[Start of section]
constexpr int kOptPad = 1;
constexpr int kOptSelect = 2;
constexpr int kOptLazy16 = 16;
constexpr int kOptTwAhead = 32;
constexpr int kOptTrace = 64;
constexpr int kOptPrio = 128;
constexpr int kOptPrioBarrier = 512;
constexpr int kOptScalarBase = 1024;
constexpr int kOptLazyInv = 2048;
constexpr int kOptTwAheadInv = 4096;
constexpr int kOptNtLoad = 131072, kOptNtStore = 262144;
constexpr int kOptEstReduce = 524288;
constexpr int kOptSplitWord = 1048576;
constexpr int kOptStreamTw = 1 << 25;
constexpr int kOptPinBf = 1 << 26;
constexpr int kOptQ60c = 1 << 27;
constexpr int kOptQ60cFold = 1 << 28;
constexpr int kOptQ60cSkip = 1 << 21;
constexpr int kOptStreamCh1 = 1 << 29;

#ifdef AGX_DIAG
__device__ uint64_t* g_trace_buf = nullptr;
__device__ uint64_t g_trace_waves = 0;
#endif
[End of section]
What is expected: In the records above, find the line containing "constexpr int kOptEstReduce = 524288;" and restate word for word every line from the first through that one.

Answer space:
constexpr int kOptPad = 1;
constexpr int kOptSelect = 2;
constexpr int kOptLazy16 = 16;
constexpr int kOptTwAhead = 32;
constexpr int kOptTrace = 64;
constexpr int kOptPrio = 128;
constexpr int kOptPrioBarrier = 512;
constexpr int kOptScalarBase = 1024;
constexpr int kOptLazyInv = 2048;
constexpr int kOptTwAheadInv = 4096;
constexpr int kOptNtLoad = 131072, kOptNtStore = 262144;
constexpr int kOptEstReduce = 524288;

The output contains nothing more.